It's a testimony to something--I dunno, PR, fear, political distaste--that we pay so much attention to China. After 20 years of near double digit growth, their stated GDP is about $2.7 trillion U.S. dollars, compared to the U.S. figure of over $13 trillion. They produce about as many patents as the Netherlands, 19% of their population lives on less than $1 per day, and the average adult has 6.4 years of schooling. (These stats are from Nationmaster.)
China has a lot of what they call 'mass incidents,' which in other countries would be called demonstrations or riots. 87,000 last year. 20 years of double digit growth and 87,000 mass incidents per year. That's not a sign of a governmental system with widespread legitimacy amongst the governed.

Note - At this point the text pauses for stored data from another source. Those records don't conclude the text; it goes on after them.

static void genome_halves(const skh_sketch_set* S) {
    std::lock_guard<std::mutex> lk(S->cache_mu);
    if (S->halves.size() == S->n_genomes && S->n_genomes) return;
    S->halves.resize(S->n_genomes);
    for (uint32_t g = 0; g < S->n_genomes; g++) {
        skh_sketch_set::GenomeHalf& h = S->halves[g];
        h.n_pos = (uint32_t)(S->pos_off[g + 1] - S->pos_off[g]); h.pos0 = (uint32_t)S->pos_off[g];
        h.seed = S->p_seed.p + S->pos_off[g]; h.g = S->p_g.p + S->pos_off[g]; h.rep = S->p_rep.p; h.salt = S->salt[g];
// ... 301 lines not shown
                check_launch("chain_dp");
                SKH_LAUNCH(interval_emit_kernel<W>, (NC + 3) / 4, 256, 0, ctx->stream, NC, (const Chunk*)chunks, (const unsigned long long*)best,
                           (const uint32_t*)chunk_pair, ec);
                check_launch("interval_emit");
            }
        }
        if (!stage_filled) fill_regions(ctx, stage_fills);
#define SKH_GREEDY(CAP) SKH_LAUNCH(greedy_fast_kernel<CAP>, np, 64, 0, ctx->stream, np, (const uint32_t*)g_order, (const uint32_t*)d_pi0, (const uint32_t*)d_pc0, \
                   (const uint32_t*)ivl_cnt, (const Interval*)ivls, ctx->tune.greedy_len_limit, big_min, ivl_next, chunk_head, n_acc); check_launch("greedy_fast")
        tr.mark("dp (+order sort)");
        uint32_t* g_keys = ctx->arena.get<uint32_t>(np); uint32_t* g_order = ctx->arena.get<uint32_t>(np);
        if (np <= GREEDY_ORDER_ONE_MAX) {
            SKH_LAUNCH(greedy_order_kernel, 1u, 1024, 0, ctx->stream, np, (const uint32_t*)ivl_cnt, g_order);
            check_launch("greedy_order");
        } else {
            SKH_LAUNCH(greedy_order_keys_kernel, (np + 255) / 256, 256, 0, ctx->stream, np, (const uint32_t*)ivl_cnt, g_keys, g_order);
            check_launch("greedy_order_keys");
            sort_pairs_u32_u32(ctx, g_keys, g_order, np, 16);
        }
        SKH_GREEDY(256); SKH_GREEDY(512); SKH_GREEDY(1024);
#undef SKH_GREEDY
        SKH_LAUNCH(greedy_kernel, (np + 3) / 4, 256, 0, ctx->stream, np, (const uint32_t*)d_pi0, (const uint32_t*)d_pc0,
                   (const uint32_t*)ivl_cnt, (const Interval*)ivls, big_min, ivl_next, chunk_head, n_acc);
        check_launch("greedy");
        if (NS) {
            SKH_LAUNCH(greedy_big_kernel, np, 1024, 0, ctx->stream, np, (const uint32_t*)d_pi0, (const uint32_t*)d_ps0, (const uint32_t*)d_pc0,
                       (const uint32_t*)ivl_cnt, (const Interval*)ivls, big_min, greedy_scratch, ivl_next, chunk_head, n_acc);
            check_launch("greedy_big");
        }
        tr.mark("greedy");
        double* chunk_est = ctx->arena.get<double>(NC + 1); uint32_t* chunk_w = ctx->arena.get<uint32_t>(NC + 1);
        uint4* chunk_sums = ctx->arena.get<uint4>(NC + 1);
        if (NC) {
            SKH_LAUNCH(chunk_stats_kernel<W>, (NC + 255) / 256, 256, 0, ctx->stream, NC, (const Chunk*)chunks, (const uint32_t*)chunk_pair, (const uint32_t*)chunk_head,
                       (const uint32_t*)ivl_next, (const Interval*)ivls, d_pairs, d_wide, (const unsigned long long*)imk, c, k, chunk_est, chunk_w, chunk_sums);
            check_launch("chunk_stats");
        }
        tr.mark("chunk_stats");
        FinalizeArgs fa{};
        fa.n_pairs = np; fa.c = c; fa.k = k; fa.min_af = mp.min_af; fa.both_min_af = mp.both_min_af; fa.robust = mp.robust; fa.median = mp.median;
        fa.learned = model ? 1 : 0; fa.compute_ci = mp.compute_ci;
        if (model) { fa.nodes = model->nodes.p; fa.tree_off = model->off.p; fa.n_trees = model->n_trees; fa.shrinkage = model->shrinkage; fa.bias = model->bias; }
        FinalizeScratch fs{ctx->arena.get<double>(NC + 1), ctx->arena.get<double>(NC + 1), ctx->arena.get<uint32_t>(NC + 1), ctx->arena.get<uint32_t>(NC + 1),
                           ctx->arena.get<uint64_t>(NC + 1)};
        uint32_t* n_est = ctx->arena.get<uint32_t>(np);
#define SKH_FIN(CAP, MIN, MAX, THR) SKH_LAUNCH((finalize_kernel<CAP, MIN, MAX, THR>), np, THR, 0, ctx->stream, fa, d_pairs, (const uint32_t*)d_pc0, (const uint32_t*)n_chunks, \
                   (const double*)chunk_est, (const uint32_t*)chunk_w, (const uint4*)chunk_sums, fs, n_est, d_out + p0); \
        check_launch("finalize")
        bool any_mid = false, any_long = false;
        for (uint32_t i = 0; i < np && !any_long; i++) { any_mid = any_mid || pc0[i + 1] - pc0[i] > 320; any_long = pc0[i + 1] - pc0[i] > 1024; }
        SKH_FIN(320, 0, 320, FIN_THREADS);
        if (any_mid) { SKH_FIN(1024, 321, 1024, FIN_THREADS); }
        if (any_long) { SKH_FIN(1, 1025, 0xFFFFFFFFu, 1024); }
#undef SKH_FIN
        tr.mark("finalize");
        if (stats) {
            std::vector<uint32_t> h_nc(np), h_ni(np), h_nacc(np), h_ne(np);
            d2h(h_nc.data(), n_chunks, np * 4, ctx->stream); d2h(h_ni.data(), ivl_cnt, np * 4, ctx->stream);
            d2h(h_nacc.data(), n_acc, np * 4, ctx->stream); d2h(h_ne.data(), n_est, np * 4, ctx->stream);
            std::vector<Co> hanc((size_t)NA), hanr((size_t)NA);
            d2h(hanc.data(), anc_q, (uint64_t)NA * sizeof(Co), ctx->stream); d2h(hanr.data(), anc_r, (uint64_t)NA * sizeof(Co), ctx->stream);
            for (uint32_t i = 0; i < np; i++) {
                skh_chain_stats& st = stats[p0 + i];
                const uint32_t an = std::min(pair_anch[p0 + i], pa0[i + 1] - pa0[i]);
                st.switched = (pds[p0 + i].flags >> 2) & 1u; st.n_chunks = h_nc[i]; st.n_intervals = h_ni[i]; st.n_accepted = h_nacc[i]; st.n_estimates = h_ne[i];
                st.reserved = 0; st.n_anchors = pair_anch[p0 + i]; st.n_qpos = pair_inq[p0 + i];
                if constexpr (W::wide) st.anchor_checksum = an ? fnv_anchors(hanc, hanr, pa0[i], pa0[i] + an, job.host_go_a64[p0 + i], pds[p0 + i].a_nctg, job.host_go_b64[p0 + i], pds[p0 + i].b_nctg) : 0;
                else st.anchor_checksum = an ? fnv_anchors(hanc, hanr, pa0[i], pa0[i] + an, job.host_go_a[p0 + i], pds[p0 + i].a_nctg, job.host_go_b[p0 + i], pds[p0 + i].b_nctg) : 0;
                if (pair_anch[p0 + i] == 0) { st.switched = 1; st.n_qpos = 0; }
            }
        }
        if (ctx->pin_results.holds(out + p0)) d2h_pinned(out + p0, d_out + p0, (size_t)np * sizeof(skh_ani_result), ctx->stream);
        else d2h(out + p0, d_out + p0, (size_t)np * sizeof(skh_ani_result), ctx->stream);
        ctx->arena.rewind(arena_mark);
        p0 = p1;
        }
        ctx->arena.rewind(super_mark);
        sp0 = sp1;
    }
    uint32_t h_err = 0;
    d2h(&h_err, d_err, 4, ctx->stream);
    tr.mark("results d2h");
    if (h_err) throw Error("internal capacity bound violated in chain pipeline (" + std::to_string(h_err) + " events)");
}

}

Now, no developed country that I know of achieved that status without a hiccup--most countries had several long periods of economic stagnation or decline. Someone will have to explain to me why China should be the exception to this pattern. One such hiccup has arrived for China, and my 5-year prediction is that they will suffer through a depression that makes Western recession look mild. Remember one thing from this post, if no other: Hard times are harder for the poor. China is poor.
Their economy is export driven. People aren't importing their products. Their own consumers have a strong tradition of saving. They are not going to start spending when times get bad. Their economy is not free. There is no band of young entrepreneurs in garages plotting an internet boom. Their country is savagely corrupt. Companies that have invested heavily there will soon find out what that means in times of trouble. This will deter new waves of investment after Western economies start to recover.
Now, however, their economic problems are also ours. They own a lot of our debt. The US has depended on it in its economic calculations. They will not be able to continue purchasing Treasuries. In another post I will look at the effects on Western politics and economics.